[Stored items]
= = = = =

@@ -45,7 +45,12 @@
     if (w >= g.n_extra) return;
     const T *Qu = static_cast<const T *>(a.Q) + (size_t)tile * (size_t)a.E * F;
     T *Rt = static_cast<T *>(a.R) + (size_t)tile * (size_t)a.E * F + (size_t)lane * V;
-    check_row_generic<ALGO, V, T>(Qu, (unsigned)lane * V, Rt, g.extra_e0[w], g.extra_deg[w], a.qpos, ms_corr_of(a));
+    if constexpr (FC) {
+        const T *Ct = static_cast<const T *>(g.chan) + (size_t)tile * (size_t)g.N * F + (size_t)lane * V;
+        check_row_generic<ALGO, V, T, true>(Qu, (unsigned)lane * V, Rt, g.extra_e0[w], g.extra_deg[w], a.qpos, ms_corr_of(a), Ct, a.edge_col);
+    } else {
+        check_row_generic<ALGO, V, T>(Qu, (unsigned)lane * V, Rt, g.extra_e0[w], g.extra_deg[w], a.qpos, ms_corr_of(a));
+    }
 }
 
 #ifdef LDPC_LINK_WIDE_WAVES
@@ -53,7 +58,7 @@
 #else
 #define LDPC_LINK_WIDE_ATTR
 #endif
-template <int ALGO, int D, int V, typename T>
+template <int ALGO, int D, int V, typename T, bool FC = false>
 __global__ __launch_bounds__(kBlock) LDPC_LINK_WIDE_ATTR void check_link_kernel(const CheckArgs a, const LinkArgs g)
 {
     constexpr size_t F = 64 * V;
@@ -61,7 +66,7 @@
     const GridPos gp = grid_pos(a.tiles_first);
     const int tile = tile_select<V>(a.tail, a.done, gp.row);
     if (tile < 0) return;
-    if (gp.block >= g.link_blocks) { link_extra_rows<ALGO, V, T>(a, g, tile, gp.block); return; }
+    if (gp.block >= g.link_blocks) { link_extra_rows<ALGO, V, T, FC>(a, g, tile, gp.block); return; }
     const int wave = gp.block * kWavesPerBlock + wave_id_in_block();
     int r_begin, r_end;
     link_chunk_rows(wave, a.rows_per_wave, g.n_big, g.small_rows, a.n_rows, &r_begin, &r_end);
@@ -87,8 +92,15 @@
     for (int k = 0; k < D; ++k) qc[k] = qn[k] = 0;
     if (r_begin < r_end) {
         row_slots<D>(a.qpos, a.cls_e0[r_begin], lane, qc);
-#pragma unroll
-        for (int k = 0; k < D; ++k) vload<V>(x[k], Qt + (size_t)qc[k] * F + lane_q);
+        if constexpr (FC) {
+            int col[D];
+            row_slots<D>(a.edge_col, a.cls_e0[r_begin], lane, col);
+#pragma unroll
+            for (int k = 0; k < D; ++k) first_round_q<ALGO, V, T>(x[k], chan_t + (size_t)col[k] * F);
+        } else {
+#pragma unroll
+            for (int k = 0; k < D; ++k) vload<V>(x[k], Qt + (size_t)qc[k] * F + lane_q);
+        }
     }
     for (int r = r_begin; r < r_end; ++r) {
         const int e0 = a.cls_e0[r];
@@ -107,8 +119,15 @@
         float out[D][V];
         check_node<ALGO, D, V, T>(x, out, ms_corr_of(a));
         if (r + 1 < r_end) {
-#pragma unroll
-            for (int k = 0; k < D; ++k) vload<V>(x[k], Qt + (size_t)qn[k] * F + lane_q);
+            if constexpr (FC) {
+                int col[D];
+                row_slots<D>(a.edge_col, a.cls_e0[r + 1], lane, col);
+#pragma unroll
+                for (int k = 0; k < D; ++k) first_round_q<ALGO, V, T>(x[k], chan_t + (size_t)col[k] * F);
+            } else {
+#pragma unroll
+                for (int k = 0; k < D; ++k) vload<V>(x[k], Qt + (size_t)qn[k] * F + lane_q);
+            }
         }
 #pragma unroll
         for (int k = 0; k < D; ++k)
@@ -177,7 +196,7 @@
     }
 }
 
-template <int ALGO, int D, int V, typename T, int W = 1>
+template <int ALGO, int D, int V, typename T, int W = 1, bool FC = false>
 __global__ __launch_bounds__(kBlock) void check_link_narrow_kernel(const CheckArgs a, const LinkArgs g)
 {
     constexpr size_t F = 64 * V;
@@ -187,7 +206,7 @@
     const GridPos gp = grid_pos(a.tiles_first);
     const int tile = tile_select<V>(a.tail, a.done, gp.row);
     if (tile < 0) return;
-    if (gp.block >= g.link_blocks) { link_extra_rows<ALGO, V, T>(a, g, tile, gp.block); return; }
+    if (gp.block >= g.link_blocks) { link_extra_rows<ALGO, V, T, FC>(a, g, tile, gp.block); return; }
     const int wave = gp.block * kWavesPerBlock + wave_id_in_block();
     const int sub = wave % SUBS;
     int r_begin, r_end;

= = = = =

** Work request **
Copy out the data shown above in full. Match it exactly.

** Reply **
@@ -45,7 +45,12 @@
     if (w >= g.n_extra) return;
     const T *Qu = static_cast<const T *>(a.Q) + (size_t)tile * (size_t)a.E * F;
     T *Rt = static_cast<T *>(a.R) + (size_t)tile * (size_t)a.E * F + (size_t)lane * V;
-    check_row_generic<ALGO, V, T>(Qu, (unsigned)lane * V, Rt, g.extra_e0[w], g.extra_deg[w], a.qpos, ms_corr_of(a));
+    if constexpr (FC) {
+        const T *Ct = static_cast<const T *>(g.chan) + (size_t)tile * (size_t)g.N * F + (size_t)lane * V;
+        check_row_generic<ALGO, V, T, true>(Qu, (unsigned)lane * V, Rt, g.extra_e0[w], g.extra_deg[w], a.qpos, ms_corr_of(a), Ct, a.edge_col);
+    } else {
+        check_row_generic<ALGO, V, T>(Qu, (unsigned)lane * V, Rt, g.extra_e0[w], g.extra_deg[w], a.qpos, ms_corr_of(a));
+    }
 }
 
 #ifdef LDPC_LINK_WIDE_WAVES
@@ -53,7 +58,7 @@
 #else
 #define LDPC_LINK_WIDE_ATTR
 #endif
-template <int ALGO, int D, int V, typename T>
+template <int ALGO, int D, int V, typename T, bool FC = false>
 __global__ __launch_bounds__(kBlock) LDPC_LINK_WIDE_ATTR void check_link_kernel(const CheckArgs a, const LinkArgs g)
 {
     constexpr size_t F = 64 * V;
@@ -61,7 +66,7 @@
     const GridPos gp = grid_pos(a.tiles_first);
     const int tile = tile_select<V>(a.tail, a.done, gp.row);
     if (tile < 0) return;
-    if (gp.block >= g.link_blocks) { link_extra_rows<ALGO, V, T>(a, g, tile, gp.block); return; }
+    if (gp.block >= g.link_blocks) { link_extra_rows<ALGO, V, T, FC>(a, g, tile, gp.block); return; }
     const int wave = gp.block * kWavesPerBlock + wave_id_in_block();
     int r_begin, r_end;
     link_chunk_rows(wave, a.rows_per_wave, g.n_big, g.small_rows, a.n_rows, &r_begin, &r_end);
@@ -87,8 +92,15 @@
     for (int k = 0; k < D; ++k) qc[k] = qn[k] = 0;
     if (r_begin < r_end) {
         row_slots<D>(a.qpos, a.cls_e0[r_begin], lane, qc);
-#pragma unroll
-        for (int k = 0; k < D; ++k) vload<V>(x[k], Qt + (size_t)qc[k] * F + lane_q);
+        if constexpr (FC) {
+            int col[D];
+            row_slots<D>(a.edge_col, a.cls_e0[r_begin], lane, col);
+#pragma unroll
+            for (int k = 0; k < D; ++k) first_round_q<ALGO, V, T>(x[k], chan_t + (size_t)col[k] * F);
+        } else {
+#pragma unroll
+            for (int k = 0; k < D; ++k) vload<V>(x[k], Qt + (size_t)qc[k] * F + lane_q);
+        }
     }
     for (int r = r_begin; r < r_end; ++r) {
         const int e0 = a.cls_e0[r];
@@ -107,8 +119,15 @@
         float out[D][V];
         check_node<ALGO, D, V, T>(x, out, ms_corr_of(a));
         if (r + 1 < r_end) {
-#pragma unroll
-            for (int k = 0; k < D; ++k) vload<V>(x[k], Qt + (size_t)qn[k] * F + lane_q);
+            if constexpr (FC) {
+                int col[D];
+                row_slots<D>(a.edge_col, a.cls_e0[r + 1], lane, col);
+#pragma unroll
+                for (int k = 0; k < D; ++k) first_round_q<ALGO, V, T>(x[k], chan_t + (size_t)col[k] * F);
+            } else {
+#pragma unroll
+                for (int k = 0; k < D; ++k) vload<V>(x[k], Qt + (size_t)qn[k] * F + lane_q);
+            }
         }
 #pragma unroll
         for (int k = 0; k < D; ++k)
@@ -177,7 +196,7 @@
     }
 }
 
-template <int ALGO, int D, int V, typename T, int W = 1>
+template <int ALGO, int D, int V, typename T, int W = 1, bool FC = false>
 __global__ __launch_bounds__(kBlock) void check_link_narrow_kernel(const CheckArgs a, const LinkArgs g)
 {
     constexpr size_t F = 64 * V;
@@ -187,7 +206,7 @@
     const GridPos gp = grid_pos(a.tiles_first);
     const int tile = tile_select<V>(a.tail, a.done, gp.row);
     if (tile < 0) return;
-    if (gp.block >= g.link_blocks) { link_extra_rows<ALGO, V, T>(a, g, tile, gp.block); return; }
+    if (gp.block >= g.link_blocks) { link_extra_rows<ALGO, V, T, FC>(a, g, tile, gp.block); return; }
     const int wave = gp.block * kWavesPerBlock + wave_id_in_block();
     const int sub = wave % SUBS;
     int r_begin, r_end;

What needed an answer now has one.